Creado en: diciembre 29, 2023 a las 10:51 am.

Juan Blanco y el cine cubano

El músico Juan Blanco. /Foto: Nelson Quincosa

Por Oni Acosta Llerena

Uno de los más extraordinarios maridajes del cine cubano ha sido con la música, aunque ello no demerita ninguna de las demás interacciones con otras artes, sobre todo después de la creación del Icaic. Si nos remontamos a una etapa lejana –pero a la vez transgresiva desde lo musical– cuando ocurrió la realización de El Mégano (1955), notaremos una fuerte influencia no solo desde un prisma conceptual resultante de la colaboración entre los jóvenes Julio García Espinosa, Tomás Gutiérrez Alea, Alfredo Guevara y José Massip.
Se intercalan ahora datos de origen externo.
# Farama-Foundation/Gymnasium

Hardware: AMD Instinct MI355X
Metric: env-steps/sec at num_envs=65536 (1/2/4/8 MI355X) vs CPU AsyncVectorEnv (higher is better)
Workload: dtype f64

## Files before the change

### gymnasium_amd/csrc/classic_kernels.h

```cpp
#ifndef MI355ENV_CLASSIC_KERNELS_H
#define MI355ENV_CLASSIC_KERNELS_H
#include "lane_step.h"
#include "wrappers_internal.h"

namespace {

MI_DEV double clip_to(double v, int flags, double lo, double hi) {
    if (flags & 1) v = v < lo ? lo : v;
    if (flags & 2) v = v > hi ? hi : v;
    return v;
}
__host__ __device__ inline bool epi_reduces(const EpiDev &e) { return (e.obs_on && e.obs_update) || (e.ret_on && e.ret_update); }

template <int NC>
MI_DEV void block_sum_columns(double (&v)[NC], double (*sh)[kEpiCols]) {
    const int wave = threadIdx.x >> 6, lane = threadIdx.x & 63;
#pragma unroll
    for (int k = 0; k < NC; k++) {
#pragma unroll
        for (int off = 32; off > 0; off >>= 1) v[k] += __shfl_xor(v[k], off, 64);
    }
    __syncthreads();
    if (lane == 0) {
#pragma unroll
        for (int k = 0; k < NC; k++) sh[wave][k] = v[k];
    }
    __syncthreads();
    if (threadIdx.x < NC) {
        double t = 0;
#pragma unroll
        for (int w = 0; w < kBlock / 64; w++) t += sh[w][threadIdx.x];
        v[0] = t;
    }
}

template <class E>
MI_DEV void epilogue_phase1(const EpiDev &e, int i, bool valid, const float *obs, double &reward, bool terminated) {
    constexpr int OBS = E::OBS, NC = 2 * OBS + 3;
    static_assert(OBS <= kEpiObsMax, "epilogue rows are sized for the classic-control observations");
    double v[NC];
#pragma unroll
    for (int k = 0; k < NC; k++) v[k] = 0;
    if (valid) {
        double r = clip_to(reward, e.clip_pre, e.pre_lo, e.pre_hi);
        if (e.ret_on) {
            const bool pd = e.prev_done[i] != 0, active = e.same_step || !pd;
            float a = e.acc[i];
            if (active) {
                const float g = a * e.gamma;
                a = (float)((double)g * (terminated ? 0.0 : 1.0) + r);
                e.acc[i] = a;
            }
            if (e.ret_update && active) {
                const double d = (double)a - e.ret_mean[0];
                v[2 * OBS] = d, v[2 * OBS + 1] = d * d, v[2 * OBS + 2] = 1.0;
            }
        } else {
            r = clip_to(r, e.clip_post, e.post_lo, e.post_hi);
        }
        reward = r;
        if (e.obs_on && e.obs_update) {
#pragma unroll
            for (int c = 0; c < OBS; c++) {
                const double d = (double)obs[c] - e.obs_mean[c];
                v[c] = d, v[OBS + c] = d * d;
            }
        }
    }
    if (!epi_reduces(e)) return;
    __shared__ double sh[kBlock / 64][kEpiCols];
    block_sum_columns<NC>(v, sh);
    if (threadIdx.x < NC) e.partial[(size_t)blockIdx.x * kEpiCols + threadIdx.x] = v[0];
}
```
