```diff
@@ -434,11 +490,12 @@
         float v[4];
 #pragma unroll
         for (int e = 0; e < 4; ++e) v[e] = acc[rt][j][e];
-        if (P.add != nullptr && rv) {
-          const char* ap = P.add + (int64_t)n * add_sample_bytes + (int64_t)cb * P.add_ld * ASZ + aoff[rt] + j * 16 * ASZ;
-          if (af32) { const f32x4 a4 = *reinterpret_cast<const f32x4*>(ap); v[0] += a4[0]; v[1] += a4[1]; v[2] += a4[2]; v[3] += a4[3]; }
-          else {
-            const u32x2 w2 = *reinterpret_cast<const u32x2*>(ap);
+        if (has_add) {
+          if (af32) {
+            const f32x4 a4 = __builtin_bit_cast(f32x4, __builtin_amdgcn_raw_buffer_load_b128(ars, rv ? aoff[rt] + j * 16 * ASZ : (int)0x80000000, sa, 0));
+            v[0] += a4[0]; v[1] += a4[1]; v[2] += a4[2]; v[3] += a4[3];
+          } else {
+            const u32x2 w2 = aq[rt][j];
             v[0] += h2f<H>(w2[0] & 0xffffu); v[1] += h2f<H>(w2[0] >> 16); v[2] += h2f<H>(w2[1] & 0xffffu); v[3] += h2f<H>(w2[1] >> 16);
           }
         }
@@ -458,14 +515,38 @@
 
   const auto [first, stride, last] = xcd_tile_seq([] { return blockIdx.x; }, gridDim.x, total_tiles);
 
+  constexpr int WD = (SW_ABL & 4) ? 0 : SW_G, HJN = (SW_ABL & 16) ? 0 : J, EP0 = EP_ST + EP_Y, EP1 = EP0 + EP_AD;
+  auto ring_wait = [&](int n) {
+#define SW_VMW(k) asm volatile("s_waitcnt vmcnt(%0) lgkmcnt(0)" ::"n"(k) : "memory")
+    static_assert(EP1 + WD + HJN < 64, "vmcnt is a 6-bit counter");
+    if (SW_FULL_WAIT || n <= 0) SW_VMW(0);
+    else if (n == WD) SW_VMW(WD);
+    else if (n == WD + HJN) SW_VMW(WD + HJN);
+    else if (n == EP0 + WD + HJN) SW_VMW(EP0 + WD + HJN);
+    else if (n == EP1 + WD + HJN) SW_VMW(EP1 + WD + HJN);
+    else SW_VMW(0);
+#undef SW_VMW
+    __builtin_amdgcn_s_barrier();
+    asm volatile("" ::: "memory");
+  };
+  const int ep_ops = P.add != nullptr ? EP1 : EP0;
+  int ep_prev = 0;
+
   __syncthreads();
   int t = first;
   if (t < last) {
     gload(t);
+    if constexpr (RING3) asm volatile("" ::: "memory");
     wload(0, 0);
+    if constexpr (RING3) {
+      asm volatile("" ::: "memory");
+      wload(1, 1);
+      asm volatile("" ::: "memory");
+    }
     sstore();
   }
-  __syncthreads();
+  if constexpr (RING3) ring_wait(t < last ? WD : 0);
+  else __syncthreads();
   for (; t < last; t += stride) {
     const int tn = t + stride;
     const auto [n, a0, b0, c0] = tile_origin_abc<TA>(t, G);
@@ -481,13 +562,27 @@
       }
     }
     zero_acc();
+    if constexpr (RING3) {
+      wload(2, wstage == 0 ? 2 : wstage - 1);
+      asm volatile("" ::: "memory");
+      gload(tn < last ? tn : t, tn < last);
+      asm volatile("" ::: "memory");
+    }
 #pragma unroll 1
     for (int s = 0; s < SW_NSTAGE; ++s) {
-      const int slot = wstage & 1;
-      if (s + 1 < SW_NSTAGE) wload(s + 1, slot ^ 1);
-      else if (tn < last) wload(0, slot ^ 1);
-      if (s == 0 && tn < last) gload(tn);
-      if ((apf || BST) && s == 0) add_issue(sTab[96] & 255, n, a0, b0, c0);
+      const int slot = RING3 ? wstage : (wstage & 1);
+      if constexpr (RING3) {
+        const int ahead = slot == 0 ? 2 : slot - 1;
+        if (s == 0) {}
+        else if (s + 2 < SW_NSTAGE) wload(s + 2, ahead);
+        else if (tn < last) wload(s + 2 - SW_NSTAGE, ahead);
+        asm volatile("" ::: "memory");
+      } else {
+        if (s + 1 < SW_NSTAGE) wload(s + 1, slot ^ 1);
+        else if (tn < last) wload(0, slot ^ 1);
+        if (s == 0 && tn < last) gload(tn);
+      }
+      if (UP && (apf || BST) && s == 0) add_issue(sTab[96] & 255, n, a0, b0, c0);
       const char* wb = sW + slot * (SW_G * SW_TAPB) + wrd;
 #pragma unroll
       for (int g = 0; g < SW_G; ++g) {
@@ -520,8 +615,24 @@
         }
       }
       ++wstage;
-      if constexpr (UP) stage_barrier();
+      if constexpr (RING3) {
+        if (wstage == NSLOT) wstage = 0;
+        ring_wait(s == 0 ? ep_prev + WD + HJN : (s < SW_NSTAGE - 2 || tn < last) ? WD : 0);
+      } else if constexpr (UP) stage_barrier();
       else __syncthreads();
+    }
+    if constexpr (RING3) {
+      sstore();
+      asm volatile("" ::: "memory");
+      if constexpr (BST) epilogue_plain_bst(n, a0, b0, c0);
+      else epilogue_plain(0, n, a0, b0, c0);
+      ep_prev = ep_ops;
+      if (tn < last) {
+        asm volatile("s_waitcnt lgkmcnt(0)" ::: "memory");
+        __builtin_amdgcn_s_barrier();
+        asm volatile("" ::: "memory");
+      }
+      continue;
     }
     if constexpr (!UP && BST) epilogue_plain_bst(n, a0, b0, c0);
     else if constexpr (!UP) epilogue_plain(0, n, a0, b0, c0);
@@ -551,6 +662,8 @@
     if (a.sout != 2 || a.Xo != 2 * a.Xr || a.Yo != 2 * a.Yr || a.Zo != 2 * a.Zr) return false;
   } else {
     if (nclass != 1 || a.sout != 1 || a.Xo != a.Xr || a.Yo != a.Yr || a.Zo != a.Zr) return false;
+    if (sample_bytes(a.Xo, a.Yo, a.Zo, a.o_ld, 2) >= (1ll << 31)) return false;
+    if (a.add != nullptr && sample_bytes(a.Xo, a.Yo, a.Zo, a.add_ld, a.add_f32 ? 4 : 2) >= (1ll << 31)) return false;
   }
   int taps = 0;
   for (int c = 0; c < nclass; ++c) {
```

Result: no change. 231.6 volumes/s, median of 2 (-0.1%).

Ellos, imbuidos por diversas vías en estéticas propias o influencias externas notables como el neorrealismo italiano, trazarían una línea que definiría, a todas luces, cómo debía ser el cine cubano a partir de entonces, tomando como tesis la superposición o participación de la vanguardia intelectual cubana, incluyendo a la música. Por ello, no fue casual que la música de este paradigma cinematográfico fuera encargada a uno de nuestros más sólidos horcones: el maestro Juan Blanco, iniciador de un movimiento desconocido en la Cuba de entonces, y cuyas líneas de gestación y consolidación morfológicas fueron concebidas íntegramente por él.

Cuando analizamos la apuesta visual y la narrativa sonora de El Mégano, podríamos concordar que ambas líneas creativas se complementan y son apoyaturas mutuas en enfatizar una tesis innovadora en su momento. Así, con esa tónica experimental y con evidente lenguaje de ruptura sonora, Juan Blanco irrumpe en un espacio de confluencias vanguardistas desde el cine, que a la larga transitó dejando su huella en varios filmes.

Dentro de sus colaboraciones cinematográficas, Blanco se reencuentra en 1959 con Gutiérrez Alea (Titón), para ponerle música a un documental encargado por la Sección de Cine de la Dirección de Cultura del Ejército Rebelde, titulado Esta tierra nuestra, y que fuera terminado poco tiempo después, ya bajo la creación del Icaic, en marzo de ese mismo año. En este material de 19 minutos, Blanco utilizaría técnicas como el atonalismo o la disonancia para crear la atmosfera requerida por Titón, además de la inclusión de sonoridades de lo que ya venía experimentando: la música electroacústica, de la cual es considerado su precursor en Cuba. Poco tiempo después, en 1962, Titón vuelve a confiar en la modernidad y coherencia sonora de Blanco, y lo convoca para Las doce sillas, en la que el lenguaje de transgresión musical creado por él para enfatizar el sentido lúdico de la trama, parte de una compleja reelaboración de códigos que se rompen, con mucho tino, para así continuar dinamizando al cine cubano con una visión crítica a la vez que contemporánea desde el plano musical.

Pero tal vez uno de los mayores retos para Blanco fue recrear musicalmente la historia contada en La inútil muerte de mi socio Manolo, dirigida en 1989 por Julio García Espinosa. Aquí logra contrastar, desde su atrevida construcción sonora, los elementos dramatúrgicos propuestos en el filme: un pequeño espacio donde ocurre la trama, la presencia de tres actores y un final trágico e inesperado. Sin duda una difícil apuesta musical, pero con un resultado extraordinario.